Brower served with the 10th Mountain Division in Europe in World War II and was awarded the Bronze Star. He returned as editor of the Sierra Club magazine and launched the club into publication of coffee-table books, beginning with one by his friend Ansel Adams, the renowned photographer.

Under his leadership as executive director from 1952 to 1969, the Sierra Club grew from 2,000 hikers to 78,000 true believers. It now has more than 600,000 members and substantial influence in Washington and state capitals.

In what was perhaps the most important confrontation of his life, he propelled the organization into a fight against damming the Colorado River in the Grand Canyon in 1966. The Internal Revenue Service responded by revoking the Sierra Club's nonprofit tax status - which Mr. Brower leveraged into a wave of public sympathy.

"Backlash from the IRS intervention was probably one of the important factors in staving off the dams," he wrote in his 1990 memoir "For Earth's Sake."

He was forced out of his job as executive director of the Sierra Club in 1969 by board members unhappy that he made major decisions without consulting them. He founded Friends of the Earth, an organization he said was intended to "make the Sierra Club appear reasonable."

He resigned after a battle for control in 1986. In 1982, he established the San Francisco-based Earth Island Institute.

John McPhee, who wrote about Mr. Brower in his 1971 book "Encounters with the Archdruid," said Mr. Brower "listened to his own drum."

"He had some arrogance. He was feisty. He was a battler," McPhee said. "He was ministerial in the sense that he had a cause and he was in a pulpit."
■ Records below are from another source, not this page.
struct PlaneSet { uint8_t *y = nullptr, *c[2] = {nullptr, nullptr}; size_t bytes_y = 0, bytes_c = 0; int device = 0; };
struct PlanePool {
	std::mutex m;
	std::vector<PlaneSet> free_sets;
	int acquire(int device, size_t by, size_t bc, PlaneSet *out)
	{
		{
			std::lock_guard<std::mutex> lk(m);
			for (size_t i = 0; i < free_sets.size(); i++)
				if (free_sets[i].device == device && free_sets[i].bytes_y == by && free_sets[i].bytes_c == bc) {
					*out = free_sets[i];
					free_sets.erase(free_sets.begin() + (long)i);
					return HMR_GPU_OK;
				}
		}
		PlaneSet p;
		p.device = device; p.bytes_y = by; p.bytes_c = bc;
		if (hipMalloc((void **)&p.y, by) != hipSuccess || hipMalloc((void **)&p.c[0], bc) != hipSuccess || hipMalloc((void **)&p.c[1], bc) != hipSuccess) {
			(void)hipGetLastError();
			if (p.y) (void)hipFree(p.y);
			if (p.c[0]) (void)hipFree(p.c[0]);
			if (p.c[1]) (void)hipFree(p.c[1]);
			hmr_set_error("phase planes: out of device memory (%zu bytes per picture)", by + 2 * bc);
			return HMR_GPU_ERR_HIP;
		}
		*out = p;
		return HMR_GPU_OK;
	}
	void release(const PlaneSet &p)
	{
		std::lock_guard<std::mutex> lk(m);
		free_sets.push_back(p);
	}
	int live = 0;
	void encoder_created() { std::lock_guard<std::mutex> lk(m); live++; }
	void encoder_destroyed()
	{
		std::lock_guard<std::mutex> lk(m);
		if (--live > 0) return;
		for (PlaneSet &p : free_sets) {
			(void)hipSetDevice(p.device);
			(void)hipFree(p.y); (void)hipFree(p.c[0]); (void)hipFree(p.c[1]);
		}
		free_sets.clear();
	}
};
PlanePool g_plane_pool;
struct hmr_gpu_enc {
	hmr_gpu_ctx *ctx;
	HostCfg cfg;
	long stale_last = -1, stale_total = 0;
	void note_stale_predictions(uint32_t n) { stale_last = (long)n; stale_total += (long)n; }
	Seq seq;
	HostState st;
	FrameCtx f;
	EncDev d;
	Seq *d_seq;
	FrameCtx *d_frame;
	Geo *d_geo;
	std::vector<Geo> geo;
	std::vector<SrcSlot> src;
	int16_t *d_pic[2][3], *d_pre[3], *d_rec[3];
	PostRow *d_rows = nullptr;
	RowEnt *d_ent = nullptr;
	uint8_t *d_bs = nullptr;
	uint32_t *d_cumbits = nullptr;
	double *d_sao_tab = nullptr;
	int *d_post_err = nullptr;
	RdCtxSim rdsim[MAX_ENGINES];
	uint8_t *d_ctx_ring = nullptr, *d_rd_init = nullptr;
	int *d_rd_src = nullptr;
	uint8_t h_rd_init[(1 + RD_RING) * RD_CTX_BYTES] = {0};
	uint16_t *d_rc_need = nullptr;
	RcFrame *d_rc_dyn = nullptr;
	int row_cap = 0;
	std::vector<RowEnt> h_ent;
	std::vector<uint8_t, PinnedAlloc<uint8_t>> h_bs;
	PlaneSet chain_planes2;
	PlaneSet chain_planes;
	PlaneSet planes;
	size_t src_elems[3], pic_elems[3];
	uint8_t *d_bytes;
	int units_stride, units_rows;
	int16_t *d_mvx, *d_mvy;
	int8_t *d_ref;
	uint8_t *d_qp, *d_flags;
	uint8_t *d_public;
	std::vector<uint8_t, PinnedAlloc<uint8_t>> h_public;
	std::vector<int16_t, PinnedAlloc<int16_t>> h_coeff;
	std::vector<int32_t> h_stats, h_params;
	std::vector<double> h_lambdas;
	hipEvent_t ev_frame = nullptr, ev_ready = nullptr, ev_batch0 = nullptr, ev_batch1 = nullptr;
	int n_cus = 0;
	uint8_t *d_stage = nullptr, *h_stage = nullptr;
	size_t stage_bytes = 0;
	void *d_batch = nullptr;
	bool pending = false, download_queued = false;
	std::vector<hmr_gpu_enc *> pend_encs;
	std::vector<size_t> pend_off;
	std::vector<std::vector<uint32_t>> pend_rows;
	size_t *h_offs = nullptr;
	size_t pend_total = 0;
	hipStream_t copy_stream = nullptr;
	uint32_t *d_gather = nullptr, *h_gather = nullptr;
	size_t gather_words = 0;
	bool awaiting_delivery = false;
	FrameCtx f_pending;
	double acc_pending = 0;
	hipEvent_t ev_packed = nullptr;
	hipEvent_t ev_decided = nullptr;
	FrameCtx *d_frames = nullptr, *h_frames = nullptr;
	EncDev *h_devs = nullptr;
	hipStream_t plane_stream[2] = {nullptr, nullptr};
	hipEvent_t ev_plane[3] = {nullptr, nullptr, nullptr};
	int *d_pool_state = nullptr;
	WorkSlow *d_pool_slow = nullptr;
	int pool_workers = 0;
	JobRing<IngestJob> ingest;
	JobRing<RgbIngestJob> ingest_rgb;
	JobRing<ScaleJob> scale;
	JobRing<EgressJob> egress;
	JobRing<SsimJob> ssim;
	bool has_picture = false;
	hipStream_t pic_stream = nullptr;
	hipEvent_t ev_pic_done = nullptr, ev_own_done = nullptr;
	EntropyState es;
	CtuInfo *d_ctus_eng[MAX_ENGINES] = {nullptr};
	uint8_t *d_rowstate_eng[MAX_ENGINES] = {nullptr};
	int *d_seen_eng[MAX_ENGINES] = {nullptr};
	hmr_gpu_enc *twin_of = nullptr;
	int local_engines = 1, engine_index = -1;
	int cur, lockstep;
	int raster = 0;
	float last_ms, last_total_ms;
	int last_passes, last_encodes;
};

Mr. Brower also pushed environmentalists to become more directly involved in politics, said David Ortman, former Washington state director of Friends of the Earth. Mr. Brower was a co-founder of the League of Conservation Voters, which keeps track of congressional votes and publishes annual ratings of federal lawmakers.

Ortman compared Mr. Brower's influence with that of Hazel Wolf, the longtime Audubon Society volunteer who died earlier this year.

"Losing David and Hazel makes it a pretty rough year," Ortman said. "But even archdruids can't live forever."

Information from Seattle Times staff reporter Ross Anderson and The Associated Press is included in this report.